An appropriate goal, experts say, is three million shots per day — probably by April. At that pace, half of adults would receive their first shot by April and all adults who wanted a shot could receive one by June, saving thousands of lives and allowing normal life to return by midsummer.

Biden struck a somewhat more ambitious tone yesterday, telling CNN that anybody who wanted a vaccine would be able to get one "by the end of July." But Dr. Anthony Fauci also said that the timeline for when the general population could receive shots was slipping from April to May or June.

The shots are on their way


The key fact is that the delivery of vaccine doses is on the verge of accelerating rapidly. Since December, Moderna and Pfizer have delivered fewer than one million shots per day to the government.

But over the next month and a half, the two companies have promised to deliver at least three million shots per day — and to accelerate the pace to about 3.3 million per day starting in April. Johnson & Johnson is likely to add to that total if, as expected, it receives the go-ahead to start distributing shots in coming weeks.

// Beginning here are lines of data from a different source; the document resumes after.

template <bool A_K, bool B_K, int CG, int A_MODE = 0, int B_MODE = 0, int C_MODE = 0, int ET = 0>
__global__ void __launch_bounds__(GemmCfg<CG>::THREADS, 1)
gemm_bf16_kernel(const __grid_constant__ TmapSet<(A_MODE ? kMaxRanks : 1)> tmAs,
                 const __grid_constant__ TmapSet<(B_MODE ? kMaxRanks : 1)> tmBs, const __grid_constant__ GemmDist dist,
                 __nv_bfloat16* __restrict__ C, int M, int N, int K, long long ldc, int accumulate, int num_m_tiles,
                 int num_tiles, const float* __restrict__ scale_a, const float* __restrict__ scale_b) {
  static_assert(ET == 0 || (A_K && B_K && A_MODE == 0 && B_MODE == 0 && C_MODE == 0),
                "the fp8 GEMM takes K-major operands from one tensor map each");
  using Cfg = GemmCfg<CG>;
  constexpr int BK = ET ? 2 * Cfg::BK : Cfg::BK;
  extern __shared__ uint8_t smem_raw[];
  uint8_t* smem = reinterpret_cast<uint8_t*>((reinterpret_cast<uintptr_t>(smem_raw) + 1023) & ~uintptr_t(1023));
  uint64_t* bars = reinterpret_cast<uint64_t*>(smem + Cfg::STAGES * Cfg::STAGE_BYTES);
  uint64_t* full = bars;
  uint64_t* empty = bars + Cfg::STAGES;
  uint64_t* comm_bar = bars + 2 * Cfg::STAGES;

  const int warp = threadIdx.x >> 5;
  const int lane = threadIdx.x & 31;
  const uint32_t cta_rank = (CG == 2) ? cluster_ctarank() : 0u;
  const int n_comm = (A_MODE == 3) ? dist.n_comm : 0;
  const bool is_comm = (A_MODE == 3) && (int)(blockIdx.x / CG) < n_comm;
  const int cluster_id = (int)(blockIdx.x / CG) - n_comm;
  const int num_clusters = (int)(gridDim.x / CG) - n_comm;
  const int num_kb = (K + BK - 1) / BK;
  const int local_m_tiles = (A_MODE == 3) ? dist.rows_per_peer / (Cfg::BM * CG) : 0;

  if (threadIdx.x == 0) {
    prefetch_tensormap(&tmAs.m[0]);
    prefetch_tensormap(&tmBs.m[0]);
    for (int i = 0; i < Cfg::STAGES; ++i) {
      mbar_init(&full[i], 1);
      mbar_init(&empty[i], 2 * CG);
    }
    if constexpr (A_MODE == 3)
      for (int i = 0; i < Cfg::COMM_SLOTS; ++i) mbar_init(&comm_bar[i], 1);
    if constexpr (B_MODE == 3)
      for (int i = 0; i < 2; ++i) mbar_init(&comm_bar[i], 1);
    fence_barrier_init();
  }
  if (CG == 2) cluster_sync(); else __syncthreads();

  if (is_comm) {
    if (warp == 0 && elect_one()) {
      const int cidx = (int)blockIdx.x;
      const int ncta = n_comm * CG;
      const int t_ = dist.nranks, rk = dist.rank;
      for (int p = 0; p < t_; ++p) st_release_sys(dist.pads[p] + cidx * kMaxRanks + rk, dist.bar_epoch);
      for (int p = 0; p < t_; ++p) {
        const uint32_t* mine = dist.pads[rk] + cidx * kMaxRanks + p;
        const unsigned long long t0 = global_timer_ns();
        while ((int32_t)(ld_acquire_sys(mine) - dist.bar_epoch) < 0)
          if (global_timer_ns() - t0 > kWaitTimeoutNs)
            __trap();
      }
      constexpr uint32_t PIECE = Cfg::COMM_PIECE;
      constexpr int NB = Cfg::COMM_SLOTS, AHEAD = NB - 2;
      const int lmt = local_m_tiles > 0 ? local_m_tiles : 1;
      const int remote_tiles = (t_ - 1) * lmt;
      const uint32_t pieces_per_tile = (uint32_t)(dist.tile_bytes / PIECE);
      uint32_t issued = 0, stored = 0;
      for (int r = cidx; r < remote_tiles; r += ncta) {
        const int k = 1 + r / lmt, within = r % lmt;
        const int owner = (rk + k) % t_;
        const int m_tile = owner * lmt + within;
        const char* src = dist.ag_src[k] + (long long)m_tile * dist.tile_bytes;
        char* dst = const_cast<char*>(dist.ag_src[0]) + (long long)m_tile * dist.tile_bytes;
        uint32_t li = 0;
        for (uint32_t si = 0; si < pieces_per_tile; ++si) {
          while (li < pieces_per_tile && li < si + AHEAD) {
            const uint32_t slot = issued % NB;
            bulk_wait_group_read<1>();
            mbar_arrive_expect_tx(&comm_bar[slot], PIECE);
            bulk_load_g2s(smem + slot * PIECE, src + (long long)li * PIECE, PIECE, &comm_bar[slot]);
            ++issued;
            ++li;
          }
          const uint32_t slot = stored % NB;
          mbar_wait_mma(&comm_bar[slot], (stored / NB) & 1);
          bulk_store_s2g(dst + (long long)si * PIECE, smem + slot * PIECE, PIECE);
          bulk_commit_group();
          ++stored;
        }
        bulk_wait_group<0>();
        fence_proxy_async_all();
        st_release_gpu(dist.ag_flags + m_tile, dist.ag_epoch);
      }
    }
  } else if (warp == 0) {
    if (elect_one()) {
      int stage = 0;
      uint32_t phase = 0;
      [[maybe_unused]] int bg_wm = 0;
      [[maybe_unused]] const int bg_nch = (B_MODE == 3) ? (int)((dist.bg_end - dist.bg_begin) >> dist.bg_chunk_shift) : 0;
      [[maybe_unused]] const int bg_rot = (B_MODE == 3) ? bg_rotation_chunks(dist) : 0;
      [[maybe_unused]] const int bg_my0 = (B_MODE == 3)
          ? (int)((bg_clamp(dist, (long long)dist.rank * dist.bg_per_bytes) - dist.bg_begin) >> dist.bg_chunk_shift) : 0;
      [[maybe_unused]] const int bg_tail = bg_nch - bg_rot;
      [[maybe_unused]] auto bg_wait_rows = [&](int r0, int r1) {
        if (r1 > dist.bg_rows) r1 = dist.bg_rows;
        if (r0 >= r1) return;
        const int c0 = (int)(((long long)r0 * dist.bg_row_bytes) >> dist.bg_chunk_shift);
        const int c1 = (int)((((long long)r1 * dist.bg_row_bytes) - 1) >> dist.bg_chunk_shift);
        int need = 0;
        for (int c = c0; c <= c1; ++c) {
          if (c >= bg_my0 && c < bg_rot) continue;
          const int ci = c >= bg_rot ? c - bg_rot : bg_tail + c;
          need = ci + 1 > need ? ci + 1 : need;
        }
        if (need <= bg_wm) return;
        const uint32_t* cnt = dist.bg_cnt + (dist.bg_begin >> dist.bg_chunk_shift);
        while (bg_wm < need) {
          const int c = bg_wm < bg_tail ? bg_rot + bg_wm : bg_wm - bg_tail;
// ... 71 lines not shown
                tma_load_2d_mc(&tmB, &full[stage], sb + (cta_rank * (Cfg::B_ROWS / 64) + j) * 8192, nb + 64 * j, b_k0,
                               0b11);
            }
          }
          if (++stage == Cfg::STAGES) { stage = 0; phase ^= 1; }
        }
      }
    }
  } else if (warp == 1 && !is_comm) {
    if constexpr (B_MODE == 3) {
      if (elect_one()) {
        constexpr uint32_t PIECE = Cfg::GATHER_PIECE;
        uint8_t* gs = smem + Cfg::STAGES * Cfg::STAGE_BYTES + Cfg::BAR_BYTES;
        const int ch = (int)blockIdx.x, nr = dist.nranks, rk = dist.rank;
        for (int p = 0; p < nr && dist.bar_epoch; ++p)
          st_release_sys(dist.pads[p] + ch * kMaxRanks + rk, dist.bar_epoch);
        for (int p = 0; p < nr && dist.bar_epoch; ++p) {
          const uint32_t* mine = dist.pads[rk] + ch * kMaxRanks + p;
          const unsigned long long t0 = global_timer_ns();
          while ((int32_t)(ld_acquire_sys(mine) - dist.bar_epoch) < 0)
            if (global_timer_ns() - t0 > kWaitTimeoutNs)
              __trap();
        }
        static_assert(PIECE == (1u << 14), "16 KB pieces");
        const long long my_lo = bg_clamp(dist, (long long)rk * dist.bg_per_bytes);
        const long long my_hi = bg_clamp(dist, (long long)(rk + 1) * dist.bg_per_bytes);
        const long long total = (dist.bg_end - dist.bg_begin) / PIECE;
        const long long mine = (my_hi - my_lo) / PIECE;
        const long long np = total - mine;
        const long long after = (dist.bg_end - my_hi) / PIECE;
        uint32_t* const cnt = dist.bg_cnt;
        auto flat_of = [&](long long i) {
          return i < after ? my_hi + i * (long long)PIECE : dist.bg_begin + (i - after) * (long long)PIECE;
        };
        auto issue = [&](long long i, uint32_t it) {
          const long long flat = flat_of(i);
          const int owner = (int)(flat / dist.bg_per_bytes);
          const char* src = dist.bg_src[owner] + (flat - (long long)owner * dist.bg_per_bytes);
          const uint32_t slot = it & 1;
          mbar_arrive_expect_tx(&comm_bar[slot], PIECE);
          bulk_load_g2s(gs + slot * PIECE, src, PIECE, &comm_bar[slot]);
        };
        const long long first = blockIdx.x, stride = gridDim.x;
        uint32_t it = 0;
        long long prev_flat = -1;
        if (first < np) issue(first, 0);
        for (long long i = first; i < np; i += stride, ++it) {
          if (i + stride < np) {
            bulk_wait_group_read<0>();
            issue(i + stride, it + 1);
          }
          const uint32_t slot = it & 1;
          mbar_wait_mma(&comm_bar[slot], (it >> 1) & 1);
          const long long flat = flat_of(i);
          bulk_store_s2g(dist.bg_dst + flat, gs + slot * PIECE, PIECE);
          bulk_commit_group();
          if (prev_flat >= 0) {
            bulk_wait_group<1>();
            fence_proxy_async_all();
            red_release_gpu_add(cnt + (prev_flat >> dist.bg_chunk_shift), 1u);
          }
          prev_flat = flat;
        }
        if (prev_flat >= 0) {
          bulk_wait_group<0>();
          fence_proxy_async_all();
          red_release_gpu_add(cnt + (prev_flat >> dist.bg_chunk_shift), 1u);
        }
      }
    }
  } else if (warp >= 4 && !is_comm) {
    const int half = (warp >> 2) - 1;
    const int wq = warp & 3;
    const bool signal = (threadIdx.x & 127) == 0;
    const uint32_t peer_empty = (CG == 2) ? mapa(smem_u32(&empty[0]), cta_rank ^ 1u) : 0u;
    auto release = [&](int s) {
      if (signal) {
        mbar_arrive(&empty[s]);
        if constexpr (CG == 2) mbar_arrive_cluster(peer_empty + (uint32_t)(s * 8));
      }
    };
    int stage = 0;
    uint32_t phase = 0;
    for (int t = cluster_id; t < num_tiles; t += num_clusters) {
      int tm_, tn_;
      tile_mn(t, num_m_tiles, dist, local_m_tiles, tm_, tn_);
      const int m0 = tm_ * (Cfg::BM * CG) + (int)cta_rank * Cfg::BM + half * 64;
      const int n0 = tn_ * Cfg::BN;
      float acc[128];
#pragma unroll
      for (int i = 0; i < 128; ++i) acc[i] = 0.f;
      int prev = -1;
      for (int kb = 0; kb < num_kb; ++kb) {
        mbar_wait_mma(&full[stage], phase);
        const uint32_t a_base = smem_u32(smem + stage * Cfg::STAGE_BYTES) + (uint32_t)(half * 8192);
        const uint32_t b_base = smem_u32(smem + stage * Cfg::STAGE_BYTES + Cfg::A_BYTES);
        wgmma_fence();
        fence_regs(acc);
        if constexpr (ET == 0) {
#pragma unroll
          for (int k = 0; k < Cfg::BK / 16; ++k) {
            const uint64_t da = A_K ? desc_kmajor_sw128(a_base + k * 32) : desc_mnmajor_sw128(a_base + k * 2048, 8192);
            const uint64_t db = B_K ? desc_kmajor_sw128(b_base + k * 32) : desc_mnmajor_sw128(b_base + k * 2048, 8192);
            wgmma_m64n256k16_ss<A_K ? 0 : 1, B_K ? 0 : 1>(acc, da, db, 1u);
          }
        } else {
#pragma unroll
          for (int k = 0; k < BK / 32; ++k)
            wgmma_m64n256k32_fp8_ss<ET>(acc, desc_kmajor_sw128(a_base + k * 32), desc_kmajor_sw128(b_base + k * 32), 1u);
        }
        wgmma_commit();
        wgmma_wait<1>();
        fence_regs(acc);
        if (prev >= 0) release(prev);
        prev = stage;
        if (++stage == Cfg::STAGES) { stage = 0; phase ^= 1; }
      }
      wgmma_wait<0>();
      fence_regs(acc);
      if (prev >= 0) release(prev);
      [[maybe_unused]] float deq = 1.f;
      if constexpr (ET != 0) deq = scale_a[0] * scale_b[0];
      const int r0 = m0 + wq * 16 + (lane >> 2);
      const int c0 = n0 + 2 * (lane & 3);
#pragma unroll
      for (int h = 0; h < 2; ++h) {
        const int row = r0 + 8 * h;
        if (row >= M) continue;
        __nv_bfloat16* crow = C + (size_t)row * ldc;
        if constexpr (C_MODE == 1) {
          const int owner = row / dist.rows_per_peer;
          crow = dist.c_ptr[owner < kMaxRanks ? owner : 0] + (size_t)(row - owner * dist.rows_per_peer) * ldc;
        }
#pragma unroll
        for (int j = 0; j < 32; ++j) {
          const int col = c0 + 8 * j;
          if (col < N) {
            float x = acc[4 * j + 2 * h], y = acc[4 * j + 2 * h + 1];
            if constexpr (ET != 0) {
              x *= deq;
              y *= deq;
            }
            __nv_bfloat162* p = reinterpret_cast<__nv_bfloat162*>(crow + col);
            if (accumulate) {
              const float2 g = __bfloat1622float2(*p);
              x += g.x;
              y += g.y;
            }
            *p = __floats2bfloat162_rn(x, y);
          }
        }
      }
    }
  }

  if (CG == 2) cluster_sync();
}


static PFN_cuTensorMapEncodeTiled_v12000 get_encode_fn() {
  static PFN_cuTensorMapEncodeTiled_v12000 fn = nullptr;
  if (!fn) {
    void* p = nullptr;
    cudaDriverEntryPointQueryResult qres;
    DTG_CUDA_CHECK(cudaGetDriverEntryPoint("cuTensorMapEncodeTiled", &p, cudaEnableDefault, &qres));
    if (qres != cudaDriverEntryPointSuccess || !p) throw std::runtime_error("cuTensorMapEncodeTiled unavailable");
    fn = reinterpret_cast<PFN_cuTensorMapEncodeTiled_v12000>(p);
  }
  return fn;
}

static CUtensorMap make_tmap_typed(CUtensorMapDataType dtype, const void* base, int rank, const uint64_t* dims,
                                   const uint64_t* strides_bytes, const uint32_t* box, bool swizzle128) {
  static thread_local bool ctx_bound = false;
  if (!ctx_bound) {
    int dev = 0;
    DTG_CUDA_CHECK(cudaGetDevice(&dev));
    DTG_CUDA_CHECK(cudaSetDevice(dev));
    DTG_CUDA_CHECK(cudaFree(nullptr));
    ctx_bound = true;
  }
  CUtensorMap m;
  cuuint64_t gdim[5];
  cuuint64_t gstr[4];
  cuuint32_t bdim[5], estr[5];
  for (int i = 0; i < rank; ++i) {
    gdim[i] = dims[i];
    bdim[i] = box[i];
    estr[i] = 1;
    if (i > 0) gstr[i - 1] = strides_bytes[i - 1];
  }
  CUresult r = get_encode_fn()(&m, dtype, (cuuint32_t)rank, const_cast<void*>(base), gdim,
                               gstr, bdim, estr, CU_TENSOR_MAP_INTERLEAVE_NONE,
                               swizzle128 ? CU_TENSOR_MAP_SWIZZLE_128B : CU_TENSOR_MAP_SWIZZLE_NONE,
                               CU_TENSOR_MAP_L2_PROMOTION_L2_256B, CU_TENSOR_MAP_FLOAT_OOB_FILL_NONE);
  if (r != CUDA_SUCCESS) {
    throw std::runtime_error("cuTensorMapEncodeTiled failed with code " + std::to_string((int)r) +
                             " (base must be 16B aligned, strides multiples of 16B)");
  }
  return m;
}

CUtensorMap make_tmap_bf16(const void* base, int rank, const uint64_t* dims, const uint64_t* strides_bytes,
                           const uint32_t* box, bool swizzle128) {
  return make_tmap_typed(CU_TENSOR_MAP_DATA_TYPE_BFLOAT16, base, rank, dims, strides_bytes, box, swizzle128);
}

CUtensorMap make_tmap_2d(const void* base, uint64_t inner, uint64_t outer, uint64_t row_stride_bytes, uint32_t box_inner,
                         uint32_t box_outer) {
  uint64_t dims[2] = {inner, outer};
  uint64_t strides[1] = {row_stride_bytes};
  uint32_t box[2] = {box_inner, box_outer};
  return make_tmap_bf16(base, 2, dims, strides, box, true);
}

static CUtensorMap make_tmap_2d_u8(const void* base, uint64_t inner, uint64_t outer, uint64_t row_stride_bytes,
                                   uint32_t box_inner, uint32_t box_outer) {
  uint64_t dims[2] = {inner, outer};
  uint64_t strides[1] = {row_stride_bytes};
  uint32_t box[2] = {box_inner, box_outer};
  return make_tmap_typed(CU_TENSOR_MAP_DATA_TYPE_UINT8, base, 2, dims, strides, box, true);
}

static int g_gemm_variant = 0;
void set_gemm_variant(int v) { g_gemm_variant = v; }
int default_gemm_variant() {
  if (g_gemm_variant) return g_gemm_variant;
  static int env = -1;
  if (env < 0) {
    const char* e = getenv("DTG_GEMM_VARIANT");
    env = e ? atoi(e) : DTG_DEFAULT_GEMM_VARIANT;
  }
  return env;
}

Very soon, the major issue won't be supply. It will be logistics: Can the Biden administration and state and local governments administer the shots at close to the same rate that they receive them?

"I'm not hearing a plan," Dr. Peter Hotez, a vaccine expert at Baylor College of Medicine, told me. "In the public statements, I don't hear that sense of urgency."

Bankers' hours for vaccine clinics


The experts I interviewed said they understood why Biden had set only modest public goals so far. Manufacturing vaccines is complex, and falling short of a high-profile goal would sow doubt during a public-health emergency, as Barry Bloom, a Harvard immunologist, told me. If he were president, Bloom added, he would also want to exceed whatever goal was appearing in the media.

But setting aside public relations, experts say that the appropriate goal is to administer vaccine shots at roughly the same rate that drug makers deliver them — with a short delay, of a week or two, for logistics. Otherwise, millions of doses will languish in storage while Americans are dying and the country remains partially shut down.

"We should be doing more," Jennifer Nuzzo, an epidemiologist at Johns Hopkins, said. "I am kind of surprised by how constrained we've been." Many vaccine clinics operate only during business hours, she noted. And the government has not done much to expand the pool of vaccine workers — say, by training E.M.T. workers.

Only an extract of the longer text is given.